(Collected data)
◇ ◇ ◇ ◇ ◇
# wondmgezahu/RAMP

Hardware: AMD Instinct MI355X
Metric: sampled trajectories/sec (H=48, T=25) (higher is better)
Workload: dtype f32-emulated (2 x fp16 planes per operand, fp32 accumulate)

## Files before the change

### ramp_amd/build.py

```python
from __future__ import annotations

import os
import re
import subprocess
import sys
from concurrent.futures import ThreadPoolExecutor

HERE = os.path.dirname(os.path.abspath(__file__))
CSRC = os.path.join(HERE, "csrc")
LIBDIR = os.path.join(HERE, "lib")
LIB = os.path.join(LIBDIR, "libramp_hip.so")
TOOLS_LIB = os.path.join(LIBDIR, "libramp_hip_tools.so")
SOURCES = ["gemm.hip", "ffx.hip", "ffx16.hip", "tkl.hip", "tkl16.hip", "atk.hip", "atb.hip", "atl.hip", "tkc.hip", "tkw.hip", "rowops.hip", "attention.hip", "sampler.hip", "guide.hip", "guide_replan.hip", "guide_prims.hip", "stitch.hip", "resample.hip", "clearance.hip", "scene.hip", "metrics.hip", "engine.hip", "ops.hip"]
TOOLS_SOURCES = ["bench.hip"]
FLAGS = ["--offload-arch=gfx950", "-O3", "-std=c++17", "-fPIC", "-Wno-unused-result", "-DRAMP_DEFAULT_GEMM_MODE=2"]
EXTRA_FLAGS = {"sampler.hip": ["-ffp-contract=off"], "guide.hip": ["-ffp-contract=off"], "guide_replan.hip": ["-ffp-contract=off"], "guide_prims.hip": ["-ffp-contract=off"], "resample.hip": ["-ffp-contract=off"], "clearance.hip": ["-ffp-contract=off"], "stitch.hip": ["-ffp-contract=off"], "ffx.hip": ["-fno-slp-vectorize"], "ffx16.hip": ["-fno-slp-vectorize"], "tkl.hip": ["-fno-slp-vectorize"], "tkl16.hip": ["-fno-slp-vectorize"], "atk.hip": ["-fno-slp-vectorize", "-mllvm", "-amdgpu-mfma-vgpr-form"], "atb.hip": ["-fno-slp-vectorize"], "atl.hip": ["-fno-slp-vectorize", "-mllvm", "-amdgpu-mfma-vgpr-form"], "tkc.hip": ["-fno-slp-vectorize"], "tkw.hip": ["-fno-slp-vectorize"]}


def _stale(out: str, deps) -> bool:
    if not os.path.exists(out):
        return True
    t = os.path.getmtime(out)
    return any(os.path.getmtime(d) > t for d in deps)


def header_deps():
    import glob
    hs = sorted(glob.glob(os.path.join(CSRC, "*.h")) + glob.glob(os.path.join(CSRC, "*.inc")))
    return hs + [os.path.join(HERE, "..", "include", "ramp_hip.h"), os.path.join(HERE, "..", "include", "ramp_hip_tools.h"), os.path.abspath(__file__)]


_INCLUDE = re.compile(r'^\s*#\s*include\s+"([^"]+)"', re.M)


def source_deps(path: str):
    seen, todo = [], [os.path.normpath(path)]
    while todo:
        f = todo.pop()
        if f in seen or not os.path.exists(f):
            continue
        seen.append(f)
        with open(f, encoding="utf-8") as fh:
            for inc in _INCLUDE.findall(fh.read()):
                todo.append(os.path.normpath(os.path.join(os.path.dirname(f), inc)))
    return seen + [os.path.abspath(__file__)]


def stale_sources(force: bool = False):
    objdir = os.path.join(LIBDIR, "obj")
    jobs = []
    for src in SOURCES + TOOLS_SOURCES:
        sp = os.path.join(CSRC, src)
        op = os.path.join(objdir, src.replace(".hip", ".o"))
        if force or _stale(op, source_deps(sp)):
            jobs.append((sp, op))
    return jobs


def build(force: bool = False, verbose: bool = True) -> str:
    hipcc = os.environ.get("HIPCC", "/opt/rocm/bin/hipcc")
    os.makedirs(LIBDIR, exist_ok=True)
    objdir = os.path.join(LIBDIR, "obj")
    os.makedirs(objdir, exist_ok=True)
    jobs = stale_sources(force)

    def compile_one(job):
        sp, op = job
        cmd = [hipcc] + FLAGS + EXTRA_FLAGS.get(os.path.basename(sp), []) + ["-c", sp, "-o", op]
        r = subprocess.run(cmd, capture_output=True, text=True)
        if r.returncode != 0:
            raise RuntimeError(f"hipcc failed for {sp}:\n{r.stderr[-4000:]}")
        return sp

    if jobs:
        with ThreadPoolExecutor(max_workers=4) as ex:
            for sp in ex.map(compile_one, jobs):
                if verbose:
                    print(f"[ramp_amd.build] compiled {os.path.basename(sp)}", file=sys.stderr)
    objs = [os.path.join(objdir, s.replace(".hip", ".o")) for s in SOURCES]
    tobjs = objs + [os.path.join(objdir, s.replace(".hip", ".o")) for s in TOOLS_SOURCES]
    for lib, oo in ((LIB, objs), (TOOLS_LIB, tobjs)):
        if force or jobs or _stale(lib, oo):
            cmd = [hipcc, "--offload-arch=gfx950", "-shared", "-fPIC", "-o", lib] + oo
            r = subprocess.run(cmd, capture_output=True, text=True)
            if r.returncode != 0:
                raise RuntimeError(f"link failed:\n{r.stderr[-4000:]}")
            if verbose:
                print(f"[ramp_amd.build] linked {lib}", file=sys.stderr)
    return LIB


if __name__ == "__main__":
    build(force="--force" in sys.argv)
```

### ramp_amd/csrc/args_gemm.h

```cpp
#pragma once
#include "core.h"
#include "pack.h"

namespace ramp {

struct GemmArgs {
  const float* A = nullptr;  int lda = 0;
  const float* A2 = nullptr; int lda2 = 0; int K1 = 0;
  const float* W = nullptr;
  const unsigned short* Wx = nullptr; long wx_plane = 0;
  const float* a_absmax_in = nullptr; float* a_absmax_out = nullptr; int* range_flag = nullptr; float w_scale_inv = 1.f;
  int site_id = 0;
  int geglu_group = 64;
  const float* Amul = nullptr; int lda_mul = 0; int a_period = 0;
  int ablate = 0;
  int three_ok = 1;
  int tile_pref = 0;
  int wx_packed = 0;
  const float* bias = nullptr;
  const float* rowbias = nullptr; const int* rowvar = nullptr; int row0 = 0; int rb_stride = 0;
  const float* resid = nullptr;  int ldr = 0;
  const float* resid2 = nullptr; int ldr2 = 0;
  float* C = nullptr;  int ldc = 0;
  float* C2 = nullptr; int ldc2 = 0; int N1 = 0;
  int M = 0, N = 0, K = 0;
  int taps = 1, shift0 = 0, shift_step = 0, L = 1;
  int a_stride = 1, c_rstride = 1, c_roff = 0;
  int epi = 0;
  const float* aux_in = nullptr;
  float* aux_out = nullptr;
  int ld_aux = 0;
};
enum { EPI_LINEAR = 0, EPI_GEGLU_FWD = 1, EPI_GEGLU_BWD = 2 };
int launch_gemm(const GemmArgs& a, hipStream_t s);
int launch_ff_fwd(const GemmArgs& ff1, const GemmArgs& ff2, hipStream_t s);
int init_gemm_attributes();
}
```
◇ ◇ ◇ ◇ ◇
Try it: Return each line of the entries that holds the string "verbose".

Result for this task:
def build(force: bool = False, verbose: bool = True) -> str:
                if verbose:
            if verbose:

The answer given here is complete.